Sans compter l’empreinte carbone imputable au transport de la matière (camions toupies, poids lourds avec attelages, etc.), la fabrication du ciment est habituellement très polluante aussi. Elle nécessite de chauffer à très haute température de l’argile et du calcaire dans des fours à énergie fossile, ce qui provoque l’émission de grandes quantités de dioxyde de carbone. Le mélange obtenu, appelé « clinker », est ensuite broyé pour devenir du ciment. La fabrication classique d’une tonne de ciment émet 860 kg de dioxyde de carbone.
Ciments ternaires et autres pistes de décarbonation
Les nouveaux ciments bas carbone, appelés ciments ternaires, sont composés de 3 ingrédients, dosés différemment selon les fabricants.
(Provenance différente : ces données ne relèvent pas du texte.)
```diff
diff --git a/stark-verifier_amd/csrc/prover_batch.hip b/stark-verifier_amd/csrc/prover_batch.hip
--- a/stark-verifier_amd/csrc/prover_batch.hip
+++ b/stark-verifier_amd/csrc/prover_batch.hip
@@ -360,7 +360,7 @@
     for (int k = 0; k < 12; k++) s[k] = a.state[u * 12 + k];
 #pragma unroll
     for (int k = 0; k < 12; k++) if ((uint32_t)k == a.pos[u]) s[k] = w;
-    psd_permute(s);
+    psd_permute_spec(s, false, 2u);
     const uint64_t resp = gl_canon(s[7]);
     if (a.bits == 0 || (resp >> (64 - a.bits)) == 0) atomicMin(a.best + u, (unsigned long long)w);
 }
```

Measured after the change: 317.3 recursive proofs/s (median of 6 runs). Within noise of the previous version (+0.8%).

Le procédé de fabrication diffère de celui du ciment classique, car le calcaire, qui contient 40 % de carbone et est responsable de 60 % des émissions de dioxyde de carbone lors de ce processus de production, n’est pas chauffé.
Les émissions de CO2 sont donc considérablement réduites, d’autant que le clinker est partiellement remplacé par un troisième ingrédient bas carbone. Il peut s’agir, par exemple, d’argiles spécifiques qui cuisent en quelques secondes seulement.
Les premiers ciments ternaires devraient désormais, grâce à la parution de cette nouvelle norme, obtenir leur certification fin 2021 et être mis sur le marché à partir de 2022.
Le dernier cimentier français indépendant, Vicat, a prévu de débuter la production de ciment ternaire à partir de 2023. Le groupe prévoit d’aller plus loin dans la décarbonation, en remplaçant l’énergie fossile des fours par la combustion de déchets. Actuellement, les déchets représentent, chez Vicat, 55 % des combustibles utilisés pour la fabrication du ciment.
Enfin, le projet Hynovi constitue une troisième piste de décarbonation du ciment. Élaboré en partenariat avec Hynamics, filiale du groupe EDF, il consiste à produire 200 000 tonnes de méthanol pour servir de carburant de synthèse.
Pour cela, il est prévu de récupérer 40 % du CO2 qui se dégage de la cimenterie de Vicat située en Isère, la plus importante, et de l’associer à de l’hydrogène bas carbone. Pour que ce projet puisse voir le jour, des financements de la France et de l’Europe sont nécessaires.